[Exercise materials — start]
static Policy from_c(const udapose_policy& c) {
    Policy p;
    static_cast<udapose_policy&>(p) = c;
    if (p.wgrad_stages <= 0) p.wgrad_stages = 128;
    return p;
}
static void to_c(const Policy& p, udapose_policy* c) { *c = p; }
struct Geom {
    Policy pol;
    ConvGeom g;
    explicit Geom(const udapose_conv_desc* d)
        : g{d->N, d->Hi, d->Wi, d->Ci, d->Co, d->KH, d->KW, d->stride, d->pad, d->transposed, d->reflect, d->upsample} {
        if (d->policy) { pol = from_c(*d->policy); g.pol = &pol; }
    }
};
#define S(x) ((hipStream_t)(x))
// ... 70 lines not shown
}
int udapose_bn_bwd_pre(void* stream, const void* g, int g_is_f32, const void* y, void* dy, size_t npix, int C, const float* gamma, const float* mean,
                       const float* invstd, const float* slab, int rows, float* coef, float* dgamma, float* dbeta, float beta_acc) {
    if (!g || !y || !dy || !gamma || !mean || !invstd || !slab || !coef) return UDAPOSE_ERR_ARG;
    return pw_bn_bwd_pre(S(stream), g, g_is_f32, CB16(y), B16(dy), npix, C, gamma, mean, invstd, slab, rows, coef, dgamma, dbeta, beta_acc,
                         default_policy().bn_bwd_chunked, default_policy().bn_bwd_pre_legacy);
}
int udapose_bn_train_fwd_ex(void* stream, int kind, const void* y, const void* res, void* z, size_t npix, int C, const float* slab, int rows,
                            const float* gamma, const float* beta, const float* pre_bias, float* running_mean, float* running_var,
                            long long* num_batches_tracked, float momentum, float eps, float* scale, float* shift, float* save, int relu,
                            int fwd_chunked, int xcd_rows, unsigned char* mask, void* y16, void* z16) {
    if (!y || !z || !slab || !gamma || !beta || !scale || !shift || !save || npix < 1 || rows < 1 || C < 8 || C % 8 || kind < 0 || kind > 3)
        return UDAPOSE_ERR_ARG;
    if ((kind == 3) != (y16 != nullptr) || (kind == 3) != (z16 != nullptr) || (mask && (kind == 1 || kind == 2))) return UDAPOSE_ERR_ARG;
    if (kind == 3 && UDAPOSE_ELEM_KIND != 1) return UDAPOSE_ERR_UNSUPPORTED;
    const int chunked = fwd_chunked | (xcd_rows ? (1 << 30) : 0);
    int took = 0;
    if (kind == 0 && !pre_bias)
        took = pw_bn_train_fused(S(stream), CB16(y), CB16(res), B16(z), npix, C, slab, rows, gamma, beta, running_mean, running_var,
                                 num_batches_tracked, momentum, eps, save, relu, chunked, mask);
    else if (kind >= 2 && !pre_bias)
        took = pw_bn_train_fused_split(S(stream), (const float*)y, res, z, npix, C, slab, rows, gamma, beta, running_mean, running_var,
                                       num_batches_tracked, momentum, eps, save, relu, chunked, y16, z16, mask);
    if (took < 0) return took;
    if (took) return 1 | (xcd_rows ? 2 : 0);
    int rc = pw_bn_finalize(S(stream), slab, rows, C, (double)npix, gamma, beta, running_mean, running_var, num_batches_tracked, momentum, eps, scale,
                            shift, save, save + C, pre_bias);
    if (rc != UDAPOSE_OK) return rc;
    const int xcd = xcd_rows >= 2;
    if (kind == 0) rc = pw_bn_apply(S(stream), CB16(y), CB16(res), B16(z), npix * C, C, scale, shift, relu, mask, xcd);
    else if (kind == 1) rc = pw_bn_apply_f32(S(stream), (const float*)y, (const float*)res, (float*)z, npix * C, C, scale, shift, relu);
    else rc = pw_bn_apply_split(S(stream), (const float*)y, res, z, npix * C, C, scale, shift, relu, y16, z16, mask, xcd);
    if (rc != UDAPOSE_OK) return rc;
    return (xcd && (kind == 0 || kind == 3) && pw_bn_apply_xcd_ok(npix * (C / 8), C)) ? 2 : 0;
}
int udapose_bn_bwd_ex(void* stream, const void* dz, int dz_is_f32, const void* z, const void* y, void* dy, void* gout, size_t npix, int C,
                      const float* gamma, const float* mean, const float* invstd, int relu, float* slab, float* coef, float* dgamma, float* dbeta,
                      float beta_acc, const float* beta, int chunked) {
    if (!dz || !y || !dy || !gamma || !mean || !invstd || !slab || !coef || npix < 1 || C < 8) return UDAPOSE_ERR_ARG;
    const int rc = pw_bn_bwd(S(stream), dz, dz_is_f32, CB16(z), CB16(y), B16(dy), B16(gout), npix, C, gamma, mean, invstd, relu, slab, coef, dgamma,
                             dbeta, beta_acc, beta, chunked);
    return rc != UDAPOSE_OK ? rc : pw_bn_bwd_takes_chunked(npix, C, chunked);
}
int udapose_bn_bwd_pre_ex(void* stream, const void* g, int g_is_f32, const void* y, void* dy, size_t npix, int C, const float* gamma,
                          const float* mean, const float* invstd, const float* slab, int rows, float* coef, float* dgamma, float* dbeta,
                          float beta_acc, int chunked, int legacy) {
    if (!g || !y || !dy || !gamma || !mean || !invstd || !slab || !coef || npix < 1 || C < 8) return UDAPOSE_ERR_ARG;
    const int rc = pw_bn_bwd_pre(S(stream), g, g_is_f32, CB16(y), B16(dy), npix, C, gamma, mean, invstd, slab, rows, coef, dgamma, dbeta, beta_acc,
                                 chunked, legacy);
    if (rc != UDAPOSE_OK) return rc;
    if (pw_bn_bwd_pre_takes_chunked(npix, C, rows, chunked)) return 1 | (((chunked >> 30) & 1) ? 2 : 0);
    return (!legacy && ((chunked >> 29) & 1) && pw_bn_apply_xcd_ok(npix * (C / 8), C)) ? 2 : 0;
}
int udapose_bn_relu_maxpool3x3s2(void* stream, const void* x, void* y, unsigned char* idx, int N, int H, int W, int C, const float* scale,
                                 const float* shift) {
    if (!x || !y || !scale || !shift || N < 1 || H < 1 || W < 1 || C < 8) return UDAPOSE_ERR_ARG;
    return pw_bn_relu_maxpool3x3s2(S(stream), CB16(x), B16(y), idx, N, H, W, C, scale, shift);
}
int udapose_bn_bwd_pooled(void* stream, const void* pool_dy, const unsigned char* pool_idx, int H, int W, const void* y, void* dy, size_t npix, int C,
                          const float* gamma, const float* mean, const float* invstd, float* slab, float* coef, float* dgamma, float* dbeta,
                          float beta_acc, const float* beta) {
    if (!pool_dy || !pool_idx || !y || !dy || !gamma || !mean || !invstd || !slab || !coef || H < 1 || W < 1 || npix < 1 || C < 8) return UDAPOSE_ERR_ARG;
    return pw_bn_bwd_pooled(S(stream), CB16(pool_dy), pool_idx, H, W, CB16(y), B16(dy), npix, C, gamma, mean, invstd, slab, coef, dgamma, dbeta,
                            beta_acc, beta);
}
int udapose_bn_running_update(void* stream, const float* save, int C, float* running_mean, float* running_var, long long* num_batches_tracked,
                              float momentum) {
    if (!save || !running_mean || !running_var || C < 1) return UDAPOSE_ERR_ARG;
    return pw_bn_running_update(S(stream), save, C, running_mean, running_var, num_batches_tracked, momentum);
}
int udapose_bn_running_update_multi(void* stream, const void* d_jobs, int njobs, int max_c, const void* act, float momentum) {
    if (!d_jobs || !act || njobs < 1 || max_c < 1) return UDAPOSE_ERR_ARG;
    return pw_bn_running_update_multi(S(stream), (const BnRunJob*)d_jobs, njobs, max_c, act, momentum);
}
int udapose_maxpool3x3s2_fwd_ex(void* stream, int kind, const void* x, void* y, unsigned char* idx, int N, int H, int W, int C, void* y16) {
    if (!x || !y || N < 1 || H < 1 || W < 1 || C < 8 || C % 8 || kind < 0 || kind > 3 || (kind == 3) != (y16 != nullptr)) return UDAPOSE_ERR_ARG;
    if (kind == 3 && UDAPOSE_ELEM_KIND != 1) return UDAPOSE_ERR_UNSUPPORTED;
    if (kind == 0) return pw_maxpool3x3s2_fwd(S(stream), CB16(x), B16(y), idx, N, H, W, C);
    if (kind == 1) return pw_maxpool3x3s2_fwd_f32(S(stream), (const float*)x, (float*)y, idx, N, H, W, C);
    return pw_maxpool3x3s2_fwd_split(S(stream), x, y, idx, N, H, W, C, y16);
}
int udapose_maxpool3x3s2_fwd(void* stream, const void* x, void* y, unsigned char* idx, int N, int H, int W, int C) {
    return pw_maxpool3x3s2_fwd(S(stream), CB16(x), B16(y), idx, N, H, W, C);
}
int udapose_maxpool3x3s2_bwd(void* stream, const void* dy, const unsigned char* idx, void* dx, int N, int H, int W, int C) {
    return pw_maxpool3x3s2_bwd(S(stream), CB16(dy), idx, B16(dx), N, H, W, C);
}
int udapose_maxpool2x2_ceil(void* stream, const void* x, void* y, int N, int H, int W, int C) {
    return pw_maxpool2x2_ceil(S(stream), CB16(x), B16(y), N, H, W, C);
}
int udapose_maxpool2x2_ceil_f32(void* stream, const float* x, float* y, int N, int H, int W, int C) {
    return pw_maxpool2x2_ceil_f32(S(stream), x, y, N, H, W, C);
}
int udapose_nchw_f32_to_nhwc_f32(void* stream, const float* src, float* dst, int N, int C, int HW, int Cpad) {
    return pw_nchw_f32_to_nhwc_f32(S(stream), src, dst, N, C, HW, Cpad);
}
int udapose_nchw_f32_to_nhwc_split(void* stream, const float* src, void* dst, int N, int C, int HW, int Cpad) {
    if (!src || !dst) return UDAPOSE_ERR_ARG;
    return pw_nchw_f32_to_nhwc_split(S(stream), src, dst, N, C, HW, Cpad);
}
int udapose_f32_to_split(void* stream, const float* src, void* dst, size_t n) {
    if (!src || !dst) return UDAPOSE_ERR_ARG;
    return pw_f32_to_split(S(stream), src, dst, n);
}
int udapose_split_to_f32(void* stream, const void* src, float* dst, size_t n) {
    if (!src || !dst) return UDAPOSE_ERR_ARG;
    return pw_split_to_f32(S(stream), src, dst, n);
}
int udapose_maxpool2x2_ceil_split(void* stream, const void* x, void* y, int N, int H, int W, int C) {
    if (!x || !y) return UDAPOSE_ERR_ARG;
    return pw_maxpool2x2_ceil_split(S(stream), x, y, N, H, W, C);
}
[Exercise materials — finish]
[Exercise materials — start]
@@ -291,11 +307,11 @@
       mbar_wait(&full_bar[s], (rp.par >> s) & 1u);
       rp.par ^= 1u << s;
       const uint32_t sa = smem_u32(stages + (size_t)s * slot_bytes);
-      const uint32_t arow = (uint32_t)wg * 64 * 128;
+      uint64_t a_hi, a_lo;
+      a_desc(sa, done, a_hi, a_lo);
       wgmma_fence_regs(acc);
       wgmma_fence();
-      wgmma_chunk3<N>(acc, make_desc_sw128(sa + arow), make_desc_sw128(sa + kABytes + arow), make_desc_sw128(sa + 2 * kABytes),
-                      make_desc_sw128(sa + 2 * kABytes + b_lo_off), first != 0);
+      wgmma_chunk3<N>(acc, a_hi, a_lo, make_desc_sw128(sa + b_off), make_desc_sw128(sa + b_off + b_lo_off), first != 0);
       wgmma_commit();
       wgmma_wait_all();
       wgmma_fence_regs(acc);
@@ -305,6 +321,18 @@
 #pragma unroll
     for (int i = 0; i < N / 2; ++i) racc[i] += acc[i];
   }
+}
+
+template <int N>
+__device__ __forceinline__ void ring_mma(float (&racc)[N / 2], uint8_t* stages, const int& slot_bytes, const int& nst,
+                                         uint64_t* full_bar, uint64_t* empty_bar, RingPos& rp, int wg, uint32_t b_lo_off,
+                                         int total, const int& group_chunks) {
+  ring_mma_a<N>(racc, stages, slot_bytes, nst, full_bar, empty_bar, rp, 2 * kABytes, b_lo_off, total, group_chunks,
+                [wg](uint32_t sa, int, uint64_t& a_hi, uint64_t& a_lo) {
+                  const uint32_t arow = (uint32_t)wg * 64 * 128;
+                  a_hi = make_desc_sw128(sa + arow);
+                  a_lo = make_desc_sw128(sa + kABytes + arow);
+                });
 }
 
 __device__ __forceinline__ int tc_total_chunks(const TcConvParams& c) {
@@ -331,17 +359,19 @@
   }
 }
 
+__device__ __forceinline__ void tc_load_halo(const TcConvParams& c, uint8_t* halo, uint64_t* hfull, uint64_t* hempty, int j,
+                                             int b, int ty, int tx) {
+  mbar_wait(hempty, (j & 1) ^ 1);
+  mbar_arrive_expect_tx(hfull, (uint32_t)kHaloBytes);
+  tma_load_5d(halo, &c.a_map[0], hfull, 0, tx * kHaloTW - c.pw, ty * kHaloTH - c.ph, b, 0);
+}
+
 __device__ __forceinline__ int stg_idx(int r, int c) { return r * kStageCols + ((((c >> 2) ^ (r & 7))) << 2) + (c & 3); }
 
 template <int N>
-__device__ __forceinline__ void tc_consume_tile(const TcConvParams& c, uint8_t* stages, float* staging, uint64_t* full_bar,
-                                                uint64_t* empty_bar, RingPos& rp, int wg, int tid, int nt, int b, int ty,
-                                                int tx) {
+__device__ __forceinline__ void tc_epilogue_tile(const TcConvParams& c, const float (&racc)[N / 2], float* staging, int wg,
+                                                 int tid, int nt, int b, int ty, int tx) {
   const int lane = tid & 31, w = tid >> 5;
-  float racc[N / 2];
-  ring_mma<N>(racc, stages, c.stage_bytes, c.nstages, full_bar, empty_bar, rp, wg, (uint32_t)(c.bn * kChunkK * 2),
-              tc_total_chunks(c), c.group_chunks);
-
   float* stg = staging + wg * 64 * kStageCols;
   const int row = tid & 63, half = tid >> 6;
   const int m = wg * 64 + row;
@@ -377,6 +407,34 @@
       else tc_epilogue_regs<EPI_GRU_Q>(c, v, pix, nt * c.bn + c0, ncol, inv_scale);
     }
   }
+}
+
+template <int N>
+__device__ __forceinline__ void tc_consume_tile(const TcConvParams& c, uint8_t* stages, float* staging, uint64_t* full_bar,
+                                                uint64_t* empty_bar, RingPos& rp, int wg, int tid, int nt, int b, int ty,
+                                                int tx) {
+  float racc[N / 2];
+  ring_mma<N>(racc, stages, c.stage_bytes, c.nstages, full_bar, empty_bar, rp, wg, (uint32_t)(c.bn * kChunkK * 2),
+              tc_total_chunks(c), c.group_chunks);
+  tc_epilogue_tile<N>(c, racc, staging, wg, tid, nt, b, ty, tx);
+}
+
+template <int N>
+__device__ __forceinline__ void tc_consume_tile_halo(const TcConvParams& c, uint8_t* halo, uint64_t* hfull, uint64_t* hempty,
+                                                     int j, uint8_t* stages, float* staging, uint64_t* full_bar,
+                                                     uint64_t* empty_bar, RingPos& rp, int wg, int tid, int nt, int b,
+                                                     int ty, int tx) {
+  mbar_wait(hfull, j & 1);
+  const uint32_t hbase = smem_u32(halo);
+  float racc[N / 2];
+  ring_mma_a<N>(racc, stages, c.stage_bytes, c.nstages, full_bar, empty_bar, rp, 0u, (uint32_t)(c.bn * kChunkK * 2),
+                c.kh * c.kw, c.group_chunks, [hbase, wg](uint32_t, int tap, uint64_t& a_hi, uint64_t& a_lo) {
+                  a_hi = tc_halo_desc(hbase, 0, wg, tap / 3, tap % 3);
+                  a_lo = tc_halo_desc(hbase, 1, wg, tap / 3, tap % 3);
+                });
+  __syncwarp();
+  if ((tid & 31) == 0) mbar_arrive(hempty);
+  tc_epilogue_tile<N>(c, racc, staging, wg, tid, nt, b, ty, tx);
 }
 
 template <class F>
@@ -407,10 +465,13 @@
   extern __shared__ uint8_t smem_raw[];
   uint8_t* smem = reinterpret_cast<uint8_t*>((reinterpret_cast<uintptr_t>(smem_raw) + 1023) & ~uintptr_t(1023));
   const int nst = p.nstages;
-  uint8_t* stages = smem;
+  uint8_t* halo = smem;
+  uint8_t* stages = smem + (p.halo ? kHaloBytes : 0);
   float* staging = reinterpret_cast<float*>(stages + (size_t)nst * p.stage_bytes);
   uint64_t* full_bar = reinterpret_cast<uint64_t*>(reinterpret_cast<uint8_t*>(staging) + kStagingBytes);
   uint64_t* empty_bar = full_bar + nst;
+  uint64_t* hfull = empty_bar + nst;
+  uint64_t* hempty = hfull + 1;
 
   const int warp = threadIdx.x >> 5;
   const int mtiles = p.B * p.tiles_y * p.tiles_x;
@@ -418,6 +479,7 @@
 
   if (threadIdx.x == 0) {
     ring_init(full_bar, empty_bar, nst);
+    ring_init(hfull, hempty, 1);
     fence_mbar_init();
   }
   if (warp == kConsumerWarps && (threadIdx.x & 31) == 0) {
[Exercise materials — finish]
▶ Your objective
What is the number of lines in the data that include "TcConvParams"? Respond with that number and no other text.

▶ Answer section
6